# 10 cent coin size target sideways and distance 21m



## Kalevala (Jul 20, 2014)

Not posted anything for a while, so here is one video


----------



## brucered (Dec 30, 2015)

Awesome! I still enjoy seeing how happy you get after hitting it, after all these years.

Nice to see it done with a modest frame too.


----------



## Ibojoe (Mar 13, 2016)

Made my day. Awesome shootn brother!


----------



## Tag (Jun 11, 2014)

Amazing accuracy and as always a fun video


----------



## Hulla Baloo (Nov 25, 2017)

You still got it brother K, and no gremlins!
Fine shooting.


----------



## Whytey (Sep 26, 2021)

Hey Kalevala,


----------



## Slingshot28 (Feb 15, 2021)

Nice shooting man 👍😎


----------



## Sandstorm (Apr 5, 2021)

Brought a big ole smile to my face too. Great shooting man! Thanks for posting here. I haven’t been on YouTube much lately.


----------



## High Desert Flipper (Aug 29, 2020)

As always, WOW! Nice to be back and see some of your amazing shooting!


----------



## Valery (Jan 2, 2020)

Wonderful shooting!


----------



## hoggy (Apr 17, 2017)

SWEET


----------



## Rb1984 (Sep 25, 2020)

Great shot mate👍🏼🎯. I will try to do the same, its a good challenge and I have same 10 cent coins since I am also from Europe.
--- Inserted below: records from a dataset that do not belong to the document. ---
template <class BS>
DEV bool scan_string_fast(CursorT<BS>& c, uint32_t& off_out,
                          uint32_t& len_out) {
  uint32_t off = c.pos, p = c.pos, end = c.end;
  while (true) {
    while (p + 8 <= end) {
      uint64_t w = c.B.load8(p);
      uint64_t m = str_special_mask(w);
      if (m == 0) { p += 8; continue; }
      p += ((uint32_t)__ffsll((unsigned long long)m) - 1) >> 3;
      break;
    }
    if (p >= end) return false;
    uint8_t b = c.B.at(p);
    if (b == '"') {
      off_out = off; len_out = p - off; c.pos = p + 1;
      return true;
    }
    if (b == '\\') {
      p++;
      if (p >= end) return false;
      uint8_t e = c.B.at(p); p++;
      if (e == 'u') {
        if (p + 4 > end) return false;
        for (int k = 0; k < 4; k++) {
          uint8_t x = c.B.at(p + k);
          bool hex = (x >= '0' && x <= '9') || (x >= 'a' && x <= 'f') ||
                     (x >= 'A' && x <= 'F');
          if (!hex) return false;
        }
        p += 4;
      } else if (!(e == '"' || e == '\\' || e == '/' || e == 'b' ||
                   e == 'f' || e == 'n' || e == 'r' || e == 't')) {
        return false;
      }
      continue;
    }
    if (b < 0x20) return false;
    p++;
  }
}

constexpr uint64_t SIG_LENK = 0xFF51AFD7ED558CCDull;

DEV inline uint64_t sig_mix(uint64_t x) {
  x ^= x >> 32;
  x *= 0xD6E8FEB86659FD93ull;
  return x ^ (x >> 32);
}
constexpr uint64_t SIG_LIT_MARK = 0xC2B2AE3D27D4EB4Full;

DEV inline uint64_t sig_word(uint64_t sig, uint64_t w) {
  return sig_mix(sig ^ w);
}
DEV inline uint64_t sig_fin(uint64_t sig, uint32_t len) {
  return sig_mix(sig ^ ((uint64_t)len * SIG_LENK));
}

template <class BS>
DEV uint64_t sig_comp_finish(BS B, uint64_t sig, uint32_t hashed,
                             uint32_t comp_s, uint32_t term) {
  uint32_t k = hashed;
  while (k < term) {
    uint64_t w = B.load8(k);
    uint32_t rem = term - k;
    if (rem < 8) w &= (~0ull) >> (8 * (8 - rem));
    sig = sig_mix(sig ^ w);
    k += 8;
  }
  return sig_fin(sig, term - comp_s);
}

template <class BS>
DEV int scan_key_sig(CursorT<BS>& c, uint64_t parent, uint64_t& sig_out,
                     bool dot_splits) {
  uint32_t p = c.pos, end = c.end;
  uint32_t comp_s = p;
  uint32_t hashed = p;
  uint64_t sig = parent;
  bool saw_dot = false;
  while (true) {
    while (p + 8 <= end) {
      uint64_t w = c.B.load8(p);
      uint64_t m = str_special_mask(w);
      if (dot_splits) m |= hz8(w ^ 0x2E2E2E2E2E2E2E2Eull);
      if (m == 0) {
        if (p == hashed) {
          sig = sig_word(sig, w);
          hashed = p + 8;
        }
        p += 8;
        continue;
      }
      p += ((uint32_t)__ffsll((unsigned long long)m) - 1) >> 3;
      break;
    }
    if (p >= end) return 0;
    uint8_t b = c.B.at(p);
    if (b == '"') {
      sig_out = sig_comp_finish(c.B, sig, hashed, comp_s, p);
      c.pos = p + 1;
      return saw_dot ? 2 : 1;
    }
    if (b == '.') {
      if (dot_splits) {
        sig = sig_comp_finish(c.B, sig, hashed, comp_s, p);
        comp_s = p + 1;
        hashed = p + 1;
        saw_dot = true;
      }
      p++;
      continue;
    }
    if (b == '\\') {
      c.pos = p;
      uint32_t o, l;
      if (!scan_string_fast(c, o, l)) return 0;
      sig_out = 0x1ull;
      return 1;
    }
    if (b < 0x20) return 0;
    p++;
  }
}


struct FV {
  uint8_t* type;
  uint32_t* soff;
  uint32_t* slen;
  int tid;
  DEV void set(int f, uint8_t t, uint32_t off, uint32_t len, double n) {
    type[f * BLOCK + tid] = t;
    if (t == T_NUM) {
      uint64_t b = (uint64_t)__double_as_longlong(n);
      soff[f * BLOCK + tid] = (uint32_t)b;
      slen[f * BLOCK + tid] = (uint32_t)(b >> 32);
    } else {
      soff[f * BLOCK + tid] = off;
      slen[f * BLOCK + tid] = len;
    }
  }
  DEV void set_len(int f, uint32_t len) { slen[f * BLOCK + tid] = len; }
  DEV uint8_t  get_type(int f) const { return type[f * BLOCK + tid]; }
  DEV uint32_t get_soff(int f) const { return soff[f * BLOCK + tid]; }
  DEV uint32_t get_slen(int f) const { return slen[f * BLOCK + tid]; }
  DEV double   get_num(int f) const {
    uint64_t b = (uint64_t)soff[f * BLOCK + tid]
               | ((uint64_t)slen[f * BLOCK + tid] << 32);
    return __longlong_as_double((long long)b);
  }
};


DEV double scale10(uint64_t mant, long ex) {
  return dn_dec2dbl(mant, ex, P10_TBL);
}

struct NumOut { double v; bool ok; };

template <class BS>
DEV int scan_digit_run(CursorT<BS>& c, uint64_t& mant, int& ndig,
                       int& extra) {
  int total = 0;
  while (!c.eof()) {
    uint64_t w = c.word_at(c.pos);
    uint64_t t = w ^ 0x3030303030303030ull;
    uint64_t nd = ((t + 0x7676767676767676ull) | t)
                  & 0x8080808080808080ull;
    uint32_t n = nd ? (((uint32_t)__ffsll((long long)nd) - 1) >> 3)
                    : 8u;
    uint32_t avail = c.end - c.pos;
    if (n > avail) n = avail;
    if (n == 0) break;
    if (n == 8 && mant != 0 && ndig + 8 <= 19) {
      uint64_t pairs = (t * ((10ull << 8) + 1)) >> 8;
      uint64_t quads = ((pairs & 0x00FF00FF00FF00FFull)
                        * ((100ull << 16) + 1)) >> 16;
      uint64_t v8 = ((quads & 0x0000FFFF0000FFFFull)
                     * ((10000ull << 32) + 1)) >> 32;
      mant = mant * 100000000ull + (uint32_t)v8;
      ndig += 8;
    } else {
      for (uint32_t k = 0; k < n; k++) {
        uint32_t d = (uint32_t)(w >> (8 * k)) & 0xFF;
        if (ndig < 19) {
          mant = mant * 10u + (d - '0');
          ndig += (mant != 0);
        } else extra++;
      }
    }
    c.pos += n;
    total += (int)n;
    if (n < 8) break;
// ... 1152 lines not shown
                                     uint32_t start, uint32_t n,
                                     const uint32_t* seg_offsets,
                                     uint32_t nseg, uint32_t* out_pos,
                                     uint32_t cap) {
  uint32_t seg = blockIdx.x * (blockDim.x >> 6) + (threadIdx.x >> 6);
  if (seg >= nseg) return;
  uint32_t lane = threadIdx.x & 63u;
  const uint4* p16 = reinterpret_cast<const uint4*>(data);
  uint32_t base0 = (start & ~15u) + seg * NL_SEG;
  uint32_t w_at = seg_offsets[seg];
#pragma unroll
  for (int half = 0; half < 2; half++) {
    uint32_t base = base0 + half * 1024u + lane * 16u;
    uint32_t m[4] = {0, 0, 0, 0};
    uint32_t cnt = 0;
    if (base < n) {
      uint4 v = p16[base >> 4];
      uint32_t w[4] = {v.x, v.y, v.z, v.w};
#pragma unroll
      for (int wi = 0; wi < 4; wi++) {
        m[wi] = nl_mask32(w[wi]) &
                range_mask32(base + wi * 4, start, n);
        cnt += __popc(m[wi]);
      }
    }
    uint32_t incl = cnt;
    for (int off = 1; off < 64; off <<= 1) {
      uint32_t t = __shfl_up(incl, off, 64);
      if ((int)lane >= off) incl += t;
    }
    uint32_t at = w_at + incl - cnt;
#pragma unroll
    for (int wi = 0; wi < 4; wi++) {
      uint32_t mm = m[wi];
      while (mm) {
        uint32_t b = ((uint32_t)__ffs(mm) - 1) >> 3;
        if (at < cap) out_pos[at] = base + wi * 4 + b;
        at++;
        mm &= mm - 1;
      }
    }
    w_at += __shfl(incl, 63, 64);
  }
}


struct ColDesc {
  int32_t kind;
  int32_t pad_;
  const double* num;
  const uint32_t* soff;
  const uint32_t* slen;
};

struct ColArgs {
  uint32_t nrows;
  const double* values;
  const uint8_t* blob;
  const ColDesc* cols;
  PlanView P;
  AggTable* tables;
  StrDict sdict;
  NumDict ndict;
  unsigned long long* counters;
};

And I also shoot 7mm lately. It seemed too small ammunition but now every day I like it more for targeting, good flat flying. When I hunt little vermin I prefer 8mm to cleaner kill.

Cheers😎


----------



## robertappleyard66 (12 mo ago)

as the saying goes, his on the money. for real


----------



## David D (Oct 20, 2020)

Nice Shot.


----------



## Kalevala (Jul 20, 2014)

brucered said:


> Awesome! I still enjoy seeing how happy you get after hitting it, after all these years.
> 
> Nice to see it done with a modest frame too.


Thanks brucered 🙏
New target is always fun 👍


----------



## Kalevala (Jul 20, 2014)

Ibojoe said:


> Made my day. Awesome shootn brother!


Thanks Ibojoe 👍
Too many shots before hit...


----------



## Kalevala (Jul 20, 2014)

Tag said:


> Amazing accuracy and as always a fun video


Thank You very much Tag 🙏👍😊


----------



## Kalevala (Jul 20, 2014)

Hulla Baloo said:


> You still got it brother K, and no gremlins!
> Fine shooting.


😂
Thanks Hulla Baoo 👊😎


----------



## Kalevala (Jul 20, 2014)

Whytey said:


> Hey Kalevala,


Howdy mate 👋😎


----------



## Kalevala (Jul 20, 2014)

Slingshot28 said:


> Nice shooting man 👍😎


Thank You very much Slingshot28 🙏👍😎


----------



## Kalevala (Jul 20, 2014)

Sandstorm said:


> Brought a big ole smile to my face too. Great shooting man! Thanks for posting here. I haven’t been on YouTube much lately.


Thanks Sandstorm 👍😎
Always welcome to my channel 


https://www.youtube.com/channel/UCHjQOP5lZs7Y6GqCZ9sIDZg


----------



## Kalevala (Jul 20, 2014)

High Desert Flipper said:


> As always, WOW! Nice to be back and see some of your amazing shooting!


Thanks HDF 👍😎
More videos here


https://www.youtube.com/channel/UCHjQOP5lZs7Y6GqCZ9sIDZg


----------



## Kalevala (Jul 20, 2014)

Valery said:


> Wonderful shooting!


Thanks Valery 🙏👍😎


----------



## Kalevala (Jul 20, 2014)

hoggy said:


> SWEET


Thanks hoggy 🤘😎


----------



## Kalevala (Jul 20, 2014)

Rb1984 said:


> Great shot mate👍🏼🎯. I will try to do the same, its a good challenge and I have same 10 cent coins since I am also from Europe.
> 
> And I also shoot 7mm lately. It seemed too small ammunition but now every day I like it more for targeting, good flat flying. When I hunt little vermin I prefer 8mm to cleaner kill.
> 
> Cheers😎


Thanks Rb1984 👍😎
I have been shooting 6 & 7mm steel last three months.
Nice inexpensive ammunition and light bands are sooo comfortable.
One problemm is, this week I started to shoot with 10mm steel. Couldn't hit anything and those bands felt so heavy.


----------



## Kalevala (Jul 20, 2014)

robertappleyard66 said:


> as the saying goes, his on the money. for real


Thanks robertappleyard66 🙏👍😊


----------



## Kalevala (Jul 20, 2014)

David D said:


> Nice Shot.


Thank You very much DAvid D 🙏👍😊


----------



## Portboy (Nov 17, 2021)

Nice one bro 👍🏻


----------



## Rb1984 (Sep 25, 2020)

Kalevala said:


> Thanks Rb1984 👍😎
> I have been shooting 6 & 7mm steel last three months.
> Nice inexpensive ammunition and light bands are sooo comfortable.
> One problemm is, this week I started to shoot with 10mm steel. Couldn't hit anything and those bands felt so heavy.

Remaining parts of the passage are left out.